- Brief -
Report every line in the listing that contains the string "jlast".

········

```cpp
template <bool MORE, bool FOLD>
__global__ void __launch_bounds__(RT_NT, 4) k_remap_tile(const DevView *__restrict__ Vp, int n, int mm, int nn, int ntx, int nadv_all, int nfirst, AdvList L, int tsel KPROF_ARGS) {
  const DevView &V = *Vp;
  const int nadv = nfirst;
  const int base = 1;
  HIP_DYNAMIC_SHARED(double, lds)
  unsigned bx_, by_;
  xcd_block(bx_, by_);
  const int k = by_, ni = V.ni, nj = V.nj, ntr = V.ntr, t = threadIdx.x;
  constexpr int STX = FOLD ? RT_TW - 1 : RT_TW, STY = FOLD ? RT_TH - 1 : RT_TH;
  const int x0 = (bx_ % ntx) * STX, y0 = (bx_ / ntx) * STY;
  const bool zero_old = (tsel & 4) != 0;
  const bool lean = (tsel & 8) != 0;
  tsel &= 3;
  if (tsel) {
    const int jlast = V.jj + NBDY - 1 - ((V.nreg == 2 && V.j0 + V.jj == V.jtdm) ? 1 : 0);
    const bool inner = x0 - 2 >= NBDY && x0 + RT_TW + 1 <= V.ii + NBDY - 1 && y0 - 2 >= NBDY && y0 + RT_TH + 1 <= jlast;
    if (inner != (tsel == 1)) return;
  }
  const size_t np = V.nplane, ok = (size_t)k * np, okn = (size_t)(k + nn) * np, okm = (size_t)(k + mm) * np;
  [[maybe_unused]] const bool kp_on = t == 0 && k == 10;
  if (kp_on) KPROF_MARK(bx_, 0);
  double *const sc = lds;
  double *const gr = lds;
  double *const cuv = lds + RT_NG(nadv) * RT_GN;
  int *const mpl = (int *)(cuv + 2 * RT_GN);
  double *const m2s = (double *)(mpl + RT_SN);
  gci_t mpk = V.m[I_mpack];
  gcd_t scp2 = V.f[F_scp2], scp2i = V.f[F_scp2i];

  double sv[4 + MAXTR];
  int sm;
  size_t cs_keep = 0;
  {
    gcd_t f_dp = V.f[F_dp] + okn, f_p = V.f[F_p] + (size_t)(k + 1) * np, f_t = V.f[F_temp] + okn;
    gcd_t f_s = V.f[F_saln] + okn, f_tr = V.f[F_trc] + okn;
    const int xs = x0 - 2 + t % RT_SW, ys = y0 - 2 + t / RT_SW;
    const bool in = t < RT_SN && xs >= 0 && xs < ni && ys >= 0 && ys < nj;
    const size_t cs = in ? (size_t)ys * ni + xs : 0;
    sm = in ? mpk[cs] : 0;
    sv[0] = f_dp[cs]; sv[1] = f_p[cs]; sv[2] = f_t[cs]; sv[3] = f_s[cs];
#pragma unroll
    for (int a = 0; a < MAXTR; a++) sv[4 + a] = a < nadv ? f_tr[cs + (size_t)L.idx[a] * 2 * V.kk * np] : 0.;
    cs_keep = cs;
  }
  int gx, gy;
  if (t < RT_TW * RT_TH) { gx = t % RT_TW + 1; gy = t / RT_TW + 1; }
  else {
    const int r = t - RT_TW * RT_TH;
    if (r < RT_GW) { gx = r; gy = 0; }
// ... 11 lines not shown
    const bool inplane = gthread && x >= 0 && x < ni && y >= 0 && y < nj;
    const int i = x - (NBDY - 1), j = y - (NBDY - 1);
    const int xc = x < 1 ? 1 : (x > ni - 1 ? ni - 1 : x), yc = y < 1 ? 1 : (y > nj - 1 ? nj - 1 : y);
    const size_t c = (size_t)yc * ni + xc;
    cau_q = V.f[F_cau][c + ok];
    cav_q = V.f[F_cav][c + ok];
    s2_q = scp2[c];
    s2i_q = scp2i[c];
    pm = WK2(V, 0)[c];
    gpoint = inplane && j >= -1 && j <= V.jj + 2 && i >= -1 && i <= V.ii + 2;
  }
  const bool uface = t < RT_TW * RT_TH;
  const int ft = t % (RT_TW * RT_TH);
  const int fq = (ft / RT_TW + 1) * RT_GW + ft % RT_TW + 1;
  const int fx = x0 + ft % RT_TW, fy = y0 + ft / RT_TW;
  const bool fin = fx >= 1 && fx < ni - 1 && fy >= 1 && fy < nj - 1;
  const size_t fc = fin ? (size_t)fy * ni + fx : (size_t)ni + 1;
  const int fi = fx - (NBDY - 1), fj = fy - (NBDY - 1);
  const double caf = (uface ? V.f[F_cau] : V.f[F_cav])[fc + ok];
  const double pbf = (uface ? V.f[F_pbu] : V.f[F_pbv])[fc + (size_t)(n - 1) * np];
  gd_t const o_f = (uface ? V.f[F_uflx] : V.f[F_vflx]) + fc + okm;
  gd_t const o_ft = (uface ? V.f[F_utflx] : V.f[F_vtflx]) + fc + okm;
  gd_t const o_fs = (uface ? V.f[F_usflx] : V.f[F_vsflx]) + fc + okm;
  const bool own = !FOLD || (ft % RT_TW < RT_TW - 1 && ft / RT_TW < RT_TH - 1);
  const bool rd_old = uface && !zero_old && own;
  const double f_o = rd_old ? *o_f : 0., ft_o = rd_old ? *o_ft : 0., fs_o = rd_old ? *o_fs : 0.;

  if (t < RT_SN) {
    mpl[t] = sm;
#pragma unroll
    for (int s = 0; s < 4 + MAXTR; s++)
      if (s < 4 + nadv) sc[s * RT_SN + t] = sv[s];
  }
  if (gthread) { cuv[q] = cau_q; cuv[RT_GN + q] = cav_q; m2s[q] = s2_q; m2s[RT_GN + q] = s2i_q; }
  __syncthreads();
  if (kp_on) KPROF_MARK(bx_, 1);

  double gv[10 + 3 * MAXTR];
#pragma unroll
  for (int s = 0; s < 10 + 3 * MAXTR; s++) gv[s] = 0.;
  double cuc = 0., cvc = 0.;
  const int mpc = gthread ? mpl[sidx] : 0;
  gpoint = gpoint && MP(mpc);
  TNbr nb;
  nb.w = nb.e = nb.s = nb.n = nb.sw = nb.se = nb.nw = nb.ne = 0;
  double k_dxi = 0., k_dyi = 0., k_xd = 0., k_yd = 0.;
  if (gpoint) {
    const int a = MU(mpc), b = MU(mpl[sidx + 1]), d = MV(mpc), e = MV(mpl[sidx + RT_SW]);
    nb.w = sidx - a;
// ... 68 lines not shown
    for (int s = 0; s < 8 + 3 * MAXTR; s++)
      if (s < 8 + 3 * nadv) gr[s * RT_GN + q] = gv[s];
    gr[RT_G_DPT(nadv) * RT_GN + q] = gv[8 + 3 * MAXTR];
    gr[RT_G_PUP(nadv) * RT_GN + q] = gv[9 + 3 * MAXTR];
    cuv[q] = cuc;
    cuv[RT_GN + q] = cvc;
  }
  __syncthreads();
  if (kp_on) KPROF_MARK(bx_, 2);
  if (!MORE && !FOLD && !fin) return;

  const int mpf = fin ? mpl[(ft / RT_TW + 2) * RT_SW + ft % RT_TW + 2] : 0;
  const bool fmask = uface ? MU(mpf) : MV(mpf);
  const bool in_f = uface ? (fj >= 0 && fj <= V.jj + 1 && fi >= 0 && fi <= V.ii + 2) : (fj >= 0 && fj <= V.jj + 2 && fi >= 0 && fi <= V.ii + 1);
  if (!MORE && !FOLD && !in_f) return;
  const bool do_face = fin && in_f;
  PolyRec rec[3];
#pragma unroll
  for (int z = 0; z < 3; z++) { rec[z].fd = 0.; rec[z].qx = 0.; rec[z].qy = 0.; rec[z].x = fq; }
  Acc A;
  A.fd = 0.; A.ft = 0.; A.fs = 0.;
#pragma unroll
  for (int nt = 0; nt < MAXTR; nt++) A.ftr[nt] = 0.;
  if (do_face) {
  const int f_along = uface ? 1 : RT_GW, f_across = uface ? RT_GW : 1;
  const double cf = fmask ? (caf > 0. ? caf * m2s[RT_GN + fq - f_along] : caf * m2s[RT_GN + fq]) : 0.;
  if (fmask) {
    const double cuc0 = cuv[fq], cvc0 = cuv[RT_GN + fq];
    const bool near = cf > 0.;
    const double sh = near ? .5 : -.5;
    const int fb = near ? fq - f_along : fq;
    const double s2_c = m2s[fb], s2_m = m2s[fb - f_across], s2_p = m2s[fb + f_across];
    const double s2i_m = m2s[RT_GN + fb - f_across], s2i_p = m2s[RT_GN + fb + f_across];
    double a, ax, ay, axx, ayy, axy, x2, y2, x4, y4;
    if (uface) {
      const double cuc1 = cuv[fq + RT_GW], cvc1 = cuv[RT_GN + fq + RT_GW];
      const double ym = -.5 * (cvc0 + cvc1);
      const double xm = ((ym + .5) * cuc0 - (ym - .5) * cuc1 - 2. * cf) / (1. + cvc0 - cvc1);
      const int ic = near ? fq - 1 : fq;
      if (cvc0 > 0.) {
        const double xc0 = (xm * cvc0 - cuc0 * (ym + .5)) / (cvc0 + ym + .5);
        const double xc1 = xc0 * s2_c * s2i_m;
        x4 = xc0 + sh;
        y4 = -.5;
        triint(s2_m, xc1 + sh, .5, -cuc0 + sh, -cvc0 + .5, sh, .5, a, ax, ay, axx, ayy, axy);
        add_contrib_t<MORE>(gr, nadv, ic - RT_GW, pbf, a, ax, ay, axx, ayy, axy, A, rec, 0);
      } else {
        x4 = -cuc0 + sh;
        y4 = -cvc0 - .5;
      }
      if (cvc1 < 0.) {
        const double xc0 = (xm * cvc1 - cuc1 * (ym - .5)) / (cvc1 + ym - .5);
        const double xc1 = xc0 * s2_c * s2i_p;
        x2 = xc0 + sh;
        y2 = .5;
        triint(s2_p, xc1 + sh, -.5, sh, -.5, -cuc1 + sh, -cvc1 - .5, a, ax, ay, axx, ayy, axy);
        add_contrib_t<MORE>(gr, nadv, ic + RT_GW, pbf, a, ax, ay, axx, ayy, axy, A, rec, 1);
      } else {
        x2 = -cuc1 + sh;
        y2 = -cvc1 + .5;
      }
      penint(s2_c, sh, .5, x2, y2, xm + sh, ym, x4, y4, sh, -.5, a, ax, ay, axx, ayy, axy);
      add_contrib_t<MORE>(gr, nadv, ic, pbf, a, ax, ay, axx, ayy, axy, A, rec, 2);
      if (base && own) {
        *o_f = f_o + A.fd;
        *o_ft = ft_o + A.ft;
        *o_fs = fs_o + A.fs;
      }
    } else {
      const double cuc1 = cuv[fq + 1], cvc1 = cuv[RT_GN + fq + 1];
      const double xm = -.5 * (cuc0 + cuc1);
      const double ym = ((xm + .5) * cvc0 - (xm - .5) * cvc1 - 2. * cf) / (1. + cuc0 - cuc1);
      const int jc = near ? fq - RT_GW : fq;
      if (cuc0 > 0.) {
        const double yc0 = (ym * cuc0 - cvc0 * (xm + .5)) / (cuc0 + xm + .5);
        const double yc1 = yc0 * s2_c * s2i_m;
        x2 = -.5;
        y2 = yc0 + sh;
        triint(s2_m, .5, yc1 + sh, .5, sh, -cuc0 + .5, -cvc0 + sh, a, ax, ay, axx, ayy, axy);
        add_contrib_t<MORE>(gr, nadv, jc - 1, pbf, a, ax, ay, axx, ayy, axy, A, rec, 0);
      } else {
        x2 = -cuc0 - .5;
        y2 = -cvc0 + sh;
      }
      if (cuc1 < 0.) {
        const double yc0 = (ym * cuc1 - cvc1 * (xm - .5)) / (cuc1 + xm - .5);
        const double yc1 = yc0 * s2_c * s2i_p;
        x4 = .5;
        y4 = yc0 + sh;
        triint(s2_p, -.5, yc1 + sh, -cuc1 - .5, -cvc1 + sh, -.5, sh, a, ax, ay, axx, ayy, axy);
        add_contrib_t<MORE>(gr, nadv, jc + 1, pbf, a, ax, ay, axx, ayy, axy, A, rec, 1);
      } else {
        x4 = -cuc1 + .5;
        y4 = -cvc1 + sh;
      }
      penint(s2_c, -.5, sh, x2, y2, xm, ym + sh, x4, y4, .5, sh, a, ax, ay, axx, ayy, axy);
      add_contrib_t<MORE>(gr, nadv, jc, pbf, a, ax, ay, axx, ayy, axy, A, rec, 2);
      if (base && own) {
        *o_f = A.fd;
        *o_ft = A.ft;
        *o_fs = A.fs;
      }
    }
  }
  const int off = uface ? 0 : 1;
  if (!FOLD) {
    if (base && !lean) {
      WK(V, W_FDU(ntr) + off)[fc + ok] = A.fd;
      WK(V, W_FTU(ntr) + off)[fc + ok] = A.ft;
      WK(V, W_FSU(ntr) + off)[fc + ok] = A.fs;
    }
#pragma unroll
    for (int nt = 0; nt < MAXTR; nt++)
      if (nt < nadv) WK(V, W_FTRU(ntr, L.idx[nt]) + off)[fc + ok] = A.ftr[nt];
  }
  }
  const int cx = fx - (NBDY - 1), cy = fy - (NBDY - 1);
  const bool upd = FOLD && uface && own && fin && cy >= 0 && cy <= V.jj + 1 && cx >= 0 && cx <= V.ii + 1 && MP(mpf);
  double q_dp = 0., dpn = 1.;
  double *const fl = lds;
  if (FOLD) {
    __syncthreads();
    fl[t] = A.fd; fl[RT_NT + t] = A.ft; fl[2 * RT_NT + t] = A.fs;
#pragma unroll
    for (int nt = 0; nt < MAXTR; nt++)
      if (nt < nadv) fl[(3 + nt) * RT_NT + t] = A.ftr[nt];
    __syncthreads();
    if (upd) {
      const int te = t + 1, ts = RT_TW * RT_TH + t, tn = ts + RT_TW;
      const double s2i = m2s[RT_GN + fq];
      q_dp = fmax2(0., V.f[F_dp][fc + okn]) + DPEPS;
      dpn = q_dp - (fl[te] - fl[t] + fl[tn] - fl[ts]) * s2i;
      const double told = V.f[F_temp][fc + okn], sold = V.f[F_saln][fc + okn];
      WK(V, R_T(ntr))[fc + ok] = (q_dp * told - (fl[RT_NT + te] - fl[RT_NT + t] + fl[RT_NT + tn] - fl[RT_NT + ts]) * s2i) / dpn;
      WK(V, R_S(ntr))[fc + ok] = (q_dp * sold - (fl[2 * RT_NT + te] - fl[2 * RT_NT + t] + fl[2 * RT_NT + tn] - fl[2 * RT_NT + ts]) * s2i) / dpn;
#pragma unroll
      for (int nt = 0; nt < MAXTR; nt++)
        if (nt < nadv) {
          const double *f = fl + (3 + nt) * RT_NT;
          const double xold = V.f[F_trc][fc + okn + (size_t)L.idx[nt] * 2 * V.kk * np];
          WK(V, R_TR(ntr, L.idx[nt]))[fc + ok] = (q_dp * xold - (f[te] - f[t] + f[tn] - f[ts]) * s2i) / dpn;
        }
      WK(V, R_DP(ntr))[fc + ok] = fmax2(0., dpn - DPEPS);
    }
  }
  if (!MORE) {
    if (kp_on) KPROF_MARK(bx_, 3);
    return;
  }
  gcd_t f_tr = V.f[F_trc] + okn;
  const int off2 = uface ? 0 : 1;
  if constexpr (!FOLD) {
    double *const bs = lds, *const bg = lds + RT_NB * RT_SN;
    double tv[RT_NB], gb[3 * RT_NB];
#pragma unroll
    for (int a = 0; a < 3 * RT_NB; a++) gb[a] = 0.;
    auto fetch = [&](int b0) {
#pragma unroll
      for (int a = 0; a < RT_NB; a++)
        tv[a] = (b0 + a < nadv_all && t < RT_SN) ? f_tr[cs_keep + (size_t)L.idx[b0 + a < 64 ? b0 + a : 0] * 2 * V.kk * np] : 0.;
    };
    fetch(nadv);
    __syncthreads();
    if (kp_on) KPROF_MARK(bx_, 3);
// ... 112 lines not shown
    i = t % w - 2;
  } else {
    t -= 6 * w;
    if (t >= 6 * jj) return;
    j = t / 6 + 1;
    const int q = t % 6;
    i = q < 3 ? q - 2 : ii + 1 + (q - 3);
  }
  const size_t c = IDX(V, i, j);
  if (!V.m[I_ip][c]) return;
  const int k = blockIdx.y, ntr = V.ntr;
  const size_t np = V.nplane, ok = (size_t)k * np, okn = (size_t)(k + nn) * np;
  if (j < 0 || j > jj + 1 || i < 0 || i > ii + 1) {
    V.f[F_dp][c + okn] = fmax2(0., V.f[F_dp][c + okn]) + DPEPS;
    return;
  }
  V.f[F_dp][c + okn] = WK(V, R_DP(ntr))[c + ok];
  V.f[F_temp][c + okn] = WK(V, R_T(ntr))[c + ok];
  V.f[F_saln][c + okn] = WK(V, R_S(ntr))[c + ok];
  for (int a = 0; a < nadv_all; a++)
    V.f[F_trc][c + okn + (size_t)L.idx[a] * 2 * V.kk * np] = WK(V, R_TR(ntr, L.idx[a]))[c + ok];
}

int remap_tile_launch(blomgpu_ctx *c, int n, int mm, int nn, int tsel, bool fold) {
  const bool zeroed = c->in_sequence && c->fluxes_zeroed;
  if (tsel == 0 || tsel == 2) c->fluxes_zeroed = false;
  if (zeroed) tsel |= 4;
  if (zeroed && !fold && c->lean_fluxes) tsel |= 8;
  if (c->fluxes_lean && !(tsel & 8)) return ctx_fail(c, "remap: the flux arrays were zeroed on their ring only (lean init_fluxes) but the storing tile path is not taken");
  if (tsel == (tsel | 8) && ((tsel & 3) == 0 || (tsel & 3) == 2)) c->fluxes_lean = false;
  const DevView &h = c->h;
  const int stx = fold ? RT_TW - 1 : RT_TW, sty = fold ? RT_TH - 1 : RT_TH;
  const int ntx = (h.ni + stx - 1) / stx, nty = (h.nj + sty - 1) / sty;
  static_assert(RT_NSC(MAXTR) * RT_SN <= RT_NG(MAXTR) * RT_GN, "the scalars must fit under the gradient slots");
  if (h.ntr > 255) return ctx_fail(c, "remap: tracer indices are packed in 8 bits");
  if (h.ntr > 0 && W_FTRV(h.ntr, h.ntr - 1) >= h.nwk) return ctx_fail(c, "remap: work space too small for this many tracers");
  AdvList L;
  int nadv = 0;
  for (int nt = 0; nt < h.ntr; nt++)
    if (!trc_skip_adv(h.P, nt + 1)) {
      if (nadv == 64) return ctx_fail(c, "remap: more than 64 advected tracers");
      L.idx[nadv++] = nt;
    }
  for (int a = nadv; a < 64; a++) L.idx[a] = 0;
  int nfirst = nadv < MAXTR ? nadv : MAXTR;
  if (nadv > MAXTR && !fold) nfirst = c->remap_nfirst < MAXTR ? (c->remap_nfirst > 0 ? c->remap_nfirst : 0) : MAXTR;
  size_t lds = sizeof(double) * (RT_NG(nfirst) * RT_GN + 2 * RT_GN) + sizeof(int) * RT_SN + sizeof(double) * 2 * RT_GN;
  if (nadv > MAXTR && !fold && lds < sizeof(double) * RT_NB * (RT_SN + 3 * RT_GN)) lds = sizeof(double) * RT_NB * (RT_SN + 3 * RT_GN);
  const dim3 grid(ntx * nty, h.kk);
  if (fold) {
    {
      TimeScope tk(c, "k_remap_tile");
      if (nadv > MAXTR) hipLaunchKernelGGL((k_remap_tile<true, true>), grid, dim3(RT_NT), lds, c->stream, c->d, n, mm, nn, ntx, nadv, nfirst, L, tsel KPROF_PASS(9));
      else hipLaunchKernelGGL((k_remap_tile<false, true>), grid, dim3(RT_NT), lds, c->stream, c->d, n, mm, nn, ntx, nadv, nfirst, L, tsel KPROF_PASS(9));
    }
    if ((tsel & 3) != 1)
      hipLaunchKernelGGL(k_remap_ring, dim3((6 * (h.ii + 6) + 6 * h.jj + 63) / 64, h.kk), dim3(64), 0, c->stream, c->d, nn, nadv, L);
  } else {
    TimeScope tk(c, "k_remap_tile");
    if (nadv > MAXTR) hipLaunchKernelGGL((k_remap_tile<true, false>), grid, dim3(RT_NT), lds, c->stream, c->d, n, mm, nn, ntx, nadv, nfirst, L, tsel KPROF_PASS(9));
    else hipLaunchKernelGGL((k_remap_tile<false, false>), grid, dim3(RT_NT), lds, c->stream, c->d, n, mm, nn, ntx, nadv, nfirst, L, tsel KPROF_PASS(9));
  }
  return 0;
}
```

········

- Solution to this problem -
    const int jlast = V.jj + NBDY - 1 - ((V.nreg == 2 && V.j0 + V.jj == V.jtdm) ? 1 : 0);
    const bool inner = x0 - 2 >= NBDY && x0 + RT_TW + 1 <= V.ii + NBDY - 1 && y0 - 2 >= NBDY && y0 + RT_TH + 1 <= jlast;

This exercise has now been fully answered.